Dont buy from nuclear testing facilities.

Dont buy from area 54. Little green men may recognize car & do a driveby on it.

P.$.- Ak. = Alaska
Ar.= Arkansas
BIG shipping difference.



SamuelB said:


> If so, how was the experience?
> Any problems?
> Any hidden problems with the car?


I like the bullet proof cropdusters & surplus Blackhawk helicopters.


----------



## BikingBob (May 29, 2018)

It's good that you can view them in person too. As mentioned above avoid some fleet vehicles because you know workers aren't treating the car nicely; it's not their car.

For me, I bought what I assume to be a drug dealers truck. It wasn't a fleet vehicle and stuck out like a sore thumb. It was slightly older but I knew the previous owner babied it. Spray in bed liner, a few upgrades to the interior of the car, a sound system (doesn't matter to me). But look for abuse and think about who drove it.


----------



## tohunt4me (Nov 23, 2015)

I like the padded soundproof vans for surveillance.
19,000 miles.
Its actually Amazing how MANY are for sale.
Got a Lot of watchers out there.


----------



## SamuelB (Aug 29, 2018)

fumbl3 said:


> TBH I'm still kind of torn between the two. The prius is winning me over on sheer number of folks saying 300k+ is pretty much expected. The prius that I drove as a loaner 5 years or so ago seemed good, but the doors and other things didn't seems as solidly built as I'd like to see, and the cabin was really awkward. I know ford has its issues, but I've owned Ford, dad owned Ford, and we've been extremely lucky to not have the transmission problems and other stuff people report having... (we did stay away from first year models, and watched for recalls, good maint that sort of thing)
> 
> The Fusion is bigger or seems so anyway, and this guy's blog had a pretty good write up on it. therideshowguy dot com Blogger got one from ford to test rideshare with test with, good article and comment discussion on there.
> 
> But, now I'm reading all sorts of great stuff about Prius, and may have to overcome my dislike of its aesthetics because I'd love to have a low maint 45 mpg car that'll almost certainly good till 300k or more. I am also hesitant because they are a few thousand or more for the same model year etc.

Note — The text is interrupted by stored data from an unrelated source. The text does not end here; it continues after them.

#ifndef RESCORE_PERSIST
#define RESCORE_PERSIST 3
#endif
#ifndef RESCORE_BEST_FIRST_AB
#define RESCORE_BEST_FIRST_AB 96
#endif
constexpr int RESCORE_BEST_FIRST = RESCORE_BEST_FIRST_AB;
template <bool DEEP>
__global__ __launch_bounds__(256, DEEP ? 2 : 3) void ncf_rescore_kernel(
    NcfTabs t, int mf, const float* __restrict__ W2, int h1, int h2, const float* __restrict__ b2,
    const float* __restrict__ wm, const float* __restrict__ bp, int64_t B,
    const int* __restrict__ flag, const int* __restrict__ cnt, const int32_t* __restrict__ buf,
    const float* __restrict__ bufd, const float* __restrict__ tau, const float* __restrict__ Eu,
    const float* __restrict__ Au, const float* __restrict__ Cu, const CertParams* __restrict__ prm,
    int NP, int capp, int K, int short_ok, float* __restrict__ ov, int64_t* __restrict__ oi,
    int32_t* __restrict__ ovf_rows, int32_t* __restrict__ ovf_cnt,
    unsigned long long* __restrict__ stats, CertDeep dp, int64_t num_users) {
  constexpr int KS = 32;
  __shared__ int stg[4][96];
  __shared__ float w3l[DEEP ? 16 * 64 : 1];
  __shared__ float b3l[16], wpl[DEEP ? 128 + 16 : 1];
  __shared__ float g0l[DEEP ? 4 : 1][64];
  __shared__ __attribute__((aligned(16))) float wgs[4][64];
  __shared__ __attribute__((aligned(16))) float b2l[32], wml[32];
  __shared__ int pref[4][CERT_MAX_NP + 1];
  __shared__ float w2l[KS * 64];
  __shared__ __attribute__((aligned(16))) float pl[4][64];
  const int tid = threadIdx.x, lane = tid & 63, wave = tid >> 6, h = lane >> 5, j = lane & 31;
  if (tid < 32) {
    b2l[tid] = tid < h2 ? b2[tid] : 0.f;
    wml[tid] = !DEEP && tid < h2 ? wm[tid] : 0.f;
  }
  for (int e = tid; e < KS * 64; e += 256) {
    const int s = e >> 6, jj = e & 31, k = 2 * s + ((e >> 5) & 1);
    const int row = DEEP ? 2 * ((jj & 3) + 4 * (jj >> 3)) + ((jj >> 2) & 1) : jj;
    w2l[e] = (row < h2 && k < h1) ? W2[row * h1 + k] : 0.f;
  }
  if constexpr (DEEP) {
    for (int e = tid; e < 16 * 64; e += 256) {
      const int s = e >> 6, jj = e & 31, k = 2 * s + ((e >> 5) & 1);
      const int m = (jj & 3) + 4 * (jj >> 3);
      w3l[e] = (((jj >> 2) & 1) == 0 && m < dp.h3 && k < h2) ? dp.W3[m * h2 + k] : 0.f;
    }
    if (tid < 16) b3l[tid] = tid < dp.h3 ? dp.b3[tid] : 0.f;
    for (int e = tid; e < mf + dp.h3; e += 256) wpl[e] = dp.wp[e];
  }
  __syncthreads();
  for (int64_t b = (int64_t)blockIdx.x * 4 + wave; b < B; b += (int64_t)gridDim.x * 4) {
    wgs[wave][lane] = t.WGu[b * 64 + lane];
    pl[wave][lane] = t.Pu[b * 64 + lane];
    const int c = lane < NP ? cnt[b * NP + lane] : 0;
    if constexpr (DEEP) {
      const int64_t uid = dp.ids[b];
      g0l[wave][lane] =
          (lane < mf && uid >= 0 && uid < num_users) ? dp.gmf_user[uid * mf + lane] : 0.f;
    }
    int incl = c;
#pragma unroll
    for (int o = 1; o < 64; o <<= 1) {
      const int v = __shfl_up(incl, o);
      if (lane >= o) incl += v;
    }
    if (lane == 0) pref[wave][0] = 0;
    if (lane < NP) pref[wave][lane + 1] = incl;
    __builtin_amdgcn_fence(__ATOMIC_RELEASE, "wavefront");
    __builtin_amdgcn_wave_barrier();
    __builtin_amdgcn_fence(__ATOMIC_ACQUIRE, "wavefront");
    const int n = hnm_readlane_i(incl, 63);
    const bool over = __ballot(c > capp) != 0;
    if (flag[b] || over || (n < K && !short_ok)) {
      if (lane == 0) {
        ovf_rows[atomicAdd(ovf_cnt, 1)] = (int32_t)b;
        if (stats) {
          atomicAdd(&stats[2], 1ull);
          if (b == 0) atomicAdd(&stats[0], (unsigned long long)B);
        }
      }
      continue;
    }
    const float bpv = bp[0];
    WaveTopK<1> L;
    L.init();
    const int32_t* rowbuf = buf + b * (int64_t)NP * capp;
    const float* rowd = bufd + b * (int64_t)NP * capp;
    auto slot = [&](int g) {
      int lo = 0, hi = NP;
      while (hi - lo > 1) {
        const int mid = (lo + hi) >> 1;
        if (pref[wave][mid] <= g) lo = mid;
        else hi = mid;
      }
      return (int64_t)lo * capp + (g - pref[wave][lo]);
    };
    auto cand = [&](int g) { return g < n ? rowbuf[slot(g)] : 0; };
    auto score_deep = [&](int item, bool ok) {
      float q[KS];
      const float* qrow = t.Qi + (int64_t)item * 64 + h * KS;
#pragma unroll
      for (int s4 = 0; s4 < KS / 4; ++s4) {
        const float4 v = *reinterpret_cast<const float4*>(qrow + 4 * s4);
        q[4 * s4] = v.x; q[4 * s4 + 1] = v.y; q[4 * s4 + 2] = v.z; q[4 * s4 + 3] = v.w;
      }
      f32x16 acc = {};
      typedef __attribute__((address_space(3))) const float* lds_ptr;
#pragma unroll
      for (int s = 0; s < KS; s += 4) {
        float w[4], pv[4];
        asm volatile("ds_read_b32 %0, %8\n\tds_read_b32 %1, %9\n\tds_read_b32 %2, %10\n\t"
                     "ds_read_b32 %3, %11\n\tds_read_b32 %4, %12\n\tds_read_b32 %5, %13\n\t"
                     "ds_read_b32 %6, %14\n\tds_read_b32 %7, %15\n\ts_waitcnt lgkmcnt(0)"
                     : "=&v"(w[0]), "=&v"(w[1]), "=&v"(w[2]), "=&v"(w[3]),
                       "=&v"(pv[0]), "=&v"(pv[1]), "=&v"(pv[2]), "=&v"(pv[3])
                     : "v"((unsigned)(uintptr_t)(lds_ptr)&w2l[s * 64 + lane]),
                       "v"((unsigned)(uintptr_t)(lds_ptr)&w2l[(s + 1) * 64 + lane]),
                       "v"((unsigned)(uintptr_t)(lds_ptr)&w2l[(s + 2) * 64 + lane]),
                       "v"((unsigned)(uintptr_t)(lds_ptr)&w2l[(s + 3) * 64 + lane]),
                       "v"((unsigned)(uintptr_t)(lds_ptr)&pl[wave][h * KS + s]),
                       "v"((unsigned)(uintptr_t)(lds_ptr)&pl[wave][h * KS + s + 1]),
                       "v"((unsigned)(uintptr_t)(lds_ptr)&pl[wave][h * KS + s + 2]),
                       "v"((unsigned)(uintptr_t)(lds_ptr)&pl[wave][h * KS + s + 3]));
#pragma unroll
        for (int e = 0; e < 4; ++e) acc = mfma32x32x2(w[e], fmaxf(pv[e] + q[s + e], 0.f), acc);
      }
      f32x16 a3 = {};
#pragma unroll
      for (int s = 0; s < 16; ++s)
        a3 = mfma32x32x2(w3l[s * 64 + lane], fmaxf(acc[s] + b2l[2 * s + h], 0.f), a3);
      float sc = 0.f;
      if (h == 0 && ok) {
        const float* grow = dp.gmf_item + (int64_t)item * mf;
        for (int j4 = 0; j4 < mf; j4 += 4) {
          const float4 gv = *reinterpret_cast<const float4*>(grow + j4);
          sc = fmaf(wpl[j4], g0l[wave][j4] * gv.x, sc);
          sc = fmaf(wpl[j4 + 1], g0l[wave][j4 + 1] * gv.y, sc);
          sc = fmaf(wpl[j4 + 2], g0l[wave][j4 + 2] * gv.z, sc);
          sc = fmaf(wpl[j4 + 3], g0l[wave][j4 + 3] * gv.w, sc);
        }
#pragma unroll
        for (int m = 0; m < 16; ++m)
          if (m < dp.h3) sc = fmaf(wpl[mf + m], fmaxf(a3[m] + b3l[m], 0.f), sc);
      }
      L.offer(sc + bp[0], item, ok && h == 0, K);
    };
    auto score_item = [&](int item, bool ok) {
      if constexpr (DEEP) {
        score_deep(item, ok);
        return;
      }
      float gm = 0.f;
      const float* grow = t.G + (int64_t)item * t.ldg;
      const int glast = (int)t.ldg - 4;
#pragma unroll
      for (int half = 0; half < 2; ++half) {
        float4 gv[8];
#pragma unroll
        for (int q4 = 0; q4 < 8; ++q4)
          gv[q4] = *reinterpret_cast<const float4*>(grow + std::min(4 * (8 * half + q4), glast));
#pragma unroll
        for (int q4 = 0; q4 < 8; ++q4) {
          const int c4 = 8 * half + q4;
          const bool in = 4 * c4 < mf;
          const float2 wv = *reinterpret_cast<const float2*>(&wgs[wave][2 * c4]);
          const float2 wv1 = *reinterpret_cast<const float2*>(&wgs[wave][KS + 2 * c4]);
          gm = fmaf(wv1.x, in ? gv[q4].y : 0.f, fmaf(wv.x, in ? gv[q4].x : 0.f, gm));
          gm = fmaf(wv1.y, in ? gv[q4].w : 0.f, fmaf(wv.y, in ? gv[q4].z : 0.f, gm));
        }
      }
      float q[KS];
      const float* qrow = t.Qi + (int64_t)item * 64 + h * KS;
#pragma unroll
      for (int s4 = 0; s4 < KS / 4; ++s4) {
        const float4 v = *reinterpret_cast<const float4*>(qrow + 4 * s4);
        q[4 * s4] = v.x; q[4 * s4 + 1] = v.y; q[4 * s4 + 2] = v.z; q[4 * s4 + 3] = v.w;
      }
      f32x16 acc;
      float wmr[16];
#pragma unroll
      for (int r4 = 0; r4 < 4; ++r4) {
        const float4 bb = *reinterpret_cast<const float4*>(&b2l[8 * r4 + 4 * h]);
        const float4 ww = *reinterpret_cast<const float4*>(&wml[8 * r4 + 4 * h]);
        acc[4 * r4] = bb.x; acc[4 * r4 + 1] = bb.y; acc[4 * r4 + 2] = bb.z; acc[4 * r4 + 3] = bb.w;
        wmr[4 * r4] = ww.x; wmr[4 * r4 + 1] = ww.y; wmr[4 * r4 + 2] = ww.z; wmr[4 * r4 + 3] = ww.w;
      }
      typedef __attribute__((address_space(3))) const float* lds_ptr;
#pragma unroll
      for (int s = 0; s < KS; s += 4) {
        float w[4], pv[4];
        asm volatile("ds_read_b32 %0, %8\n\tds_read_b32 %1, %9\n\tds_read_b32 %2, %10\n\t"
                     "ds_read_b32 %3, %11\n\tds_read_b32 %4, %12\n\tds_read_b32 %5, %13\n\t"
                     "ds_read_b32 %6, %14\n\tds_read_b32 %7, %15\n\ts_waitcnt lgkmcnt(0)"
                     : "=&v"(w[0]), "=&v"(w[1]), "=&v"(w[2]), "=&v"(w[3]),
                       "=&v"(pv[0]), "=&v"(pv[1]), "=&v"(pv[2]), "=&v"(pv[3])
                     : "v"((unsigned)(uintptr_t)(lds_ptr)&w2l[s * 64 + lane]),
                       "v"((unsigned)(uintptr_t)(lds_ptr)&w2l[(s + 1) * 64 + lane]),
                       "v"((unsigned)(uintptr_t)(lds_ptr)&w2l[(s + 2) * 64 + lane]),
                       "v"((unsigned)(uintptr_t)(lds_ptr)&w2l[(s + 3) * 64 + lane]),
                       "v"((unsigned)(uintptr_t)(lds_ptr)&pl[wave][h * KS + s]),
                       "v"((unsigned)(uintptr_t)(lds_ptr)&pl[wave][h * KS + s + 1]),
                       "v"((unsigned)(uintptr_t)(lds_ptr)&pl[wave][h * KS + s + 2]),
                       "v"((unsigned)(uintptr_t)(lds_ptr)&pl[wave][h * KS + s + 3]));
#pragma unroll
        for (int e = 0; e < 4; ++e) acc = mfma32x32x2(w[e], fmaxf(pv[e] + q[s + e], 0.f), acc);
      }
      float m4[4] = {0.f, 0.f, 0.f, 0.f};
#pragma unroll
      for (int r = 0; r < 16; ++r) m4[r & 3] = fmaf(fmaxf(acc[r], 0.f), wmr[r], m4[r & 3]);
      const float mlp = (m4[0] + m4[1]) + (m4[2] + m4[3]);
      const float tot = hnm_sum_halves(mlp + (h == 0 ? gm : 0.f));
      const float score = tot + bpv;
      L.offer(score, item, ok && h == 0, K);
    };
    int* st = stg[wave];
    int ns = 0, nscored = 0;
    float v63 = 0.f, t2 = 0.f;
    int i63 = 0;
    bool usable = false;
    const float tb = tau[b];
    const bool bf = n > RESCORE_BEST_FIRST;
    int ti = HNM_SENTINEL_IDX;
    if (bf) {
      float tv = -__builtin_inff();
      for (int c0 = 0; c0 < n; c0 += 64) {
        const int g = c0 + lane;
        const float d = g < n ? rowd[slot(g)] : -__builtin_inff();
        float v1 = d != d ? __builtin_inff() : d;
        int i1 = g < n ? g : HNM_SENTINEL_IDX;
        const float c63 = hnm_readlane_f(tv, 63);
        const int c63i = hnm_readlane_i(ti, 63);
        if (__ballot(hnm_better(v1, i1, c63, c63i))) hnm_sort128(tv, ti, v1, i1);
      }
      v63 = hnm_readlane_f(tv, 63);
      i63 = hnm_readlane_i(ti, 63);
    }
    for (int phase = bf ? 0 : 2; phase < (bf ? 2 : 3); ++phase) {
      if (phase == 0) {
        st[lane] = ti;
        ns = 64;
      }
      if (phase == 1) {
        const float thr = L.thr_v;
        const float unit = prm->unit;
        const float scale = unit * (prm->c0 + Au[b] + prm->Bmax + Cu[b] * prm->Dmax);
        t2 = (thr - bpv) * unit - Eu[b] - 2.f * 3.814697265625e-06f * scale;
        t2 -= fabsf(t2) * 1.9073486328125e-06f;
        usable = __builtin_isfinite(t2);
      }
      for (int c0 = 0; c0 < (phase == 0 ? 1 : n); c0 += 64) {
        if (phase != 0) {
          const int g = c0 + lane;
          bool keep = g < n;
          if (keep && phase == 1) {
            const float d = rowd[slot(g)];
            const bool top = !hnm_better(v63, i63, d != d ? __builtin_inff() : d, g);
            keep = !top && (!usable || !(d + tb < t2));
          }
          const uint64_t m = __ballot(keep);
          if (keep) st[ns + __popcll(m & ((1ull << lane) - 1))] = g;
          ns += __popcll(m);
        }
        __builtin_amdgcn_fence(__ATOMIC_RELEASE, "wavefront");
        __builtin_amdgcn_wave_barrier();
        __builtin_amdgcn_fence(__ATOMIC_ACQUIRE, "wavefront");
        const bool last = phase == 0 || c0 + 64 >= n;
        while (ns >= 32 || (last && ns > 0)) {
          const int nv = ns < 32 ? ns : 32;
          score_item(cand(st[j < nv ? j : 0]), j < nv);
          nscored += nv;
          const int rest = ns - nv;
          const int mv = lane < rest ? st[32 + lane] : 0;
          __builtin_amdgcn_wave_barrier();
          if (lane < rest) st[lane] = mv;
          __builtin_amdgcn_fence(__ATOMIC_RELEASE, "wavefront");
          __builtin_amdgcn_wave_barrier();
          __builtin_amdgcn_fence(__ATOMIC_ACQUIRE, "wavefront");
          ns = rest;
        }
      }
    }
    if (stats && lane == 0) {
      atomicAdd(&stats[1], (unsigned long long)nscored);
      if (b == 0) atomicAdd(&stats[0], (unsigned long long)B);
    }
    L.store(ov ? ov + b * K : nullptr, oi + b * K, K);
  }
}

I started Uber with Prius (I still haven't figured out the plural of Prius) that I rented from a company that I think was part of Toyota. They use off-lease cars that are ~2105 base models. The reviews I have read mention the biggest downside being cabin noise. I noticed that and the ride being a little rigid. It wasn't bad and I don't think it turned me off to them. I really noticed it after driving all day in the Prius and then getting in my Toyota Avalon. I too am looking at their dependability, longevity, gas mileage, and low maintenance. I should have $12,000 saved by January and hope to find the sweet spot of year/model/miles/price on one. If I see something irresistible at the auction I will have a real decision on my hands. If a good enough deal I can try and snag it and can then continue saving to get a better Prius than I would have originally got.


----------



## AllGold (Sep 16, 2016)

If you're using it primarily for rideshare, I wouldn't put any more money towards a "better" car, Prius or otherwise.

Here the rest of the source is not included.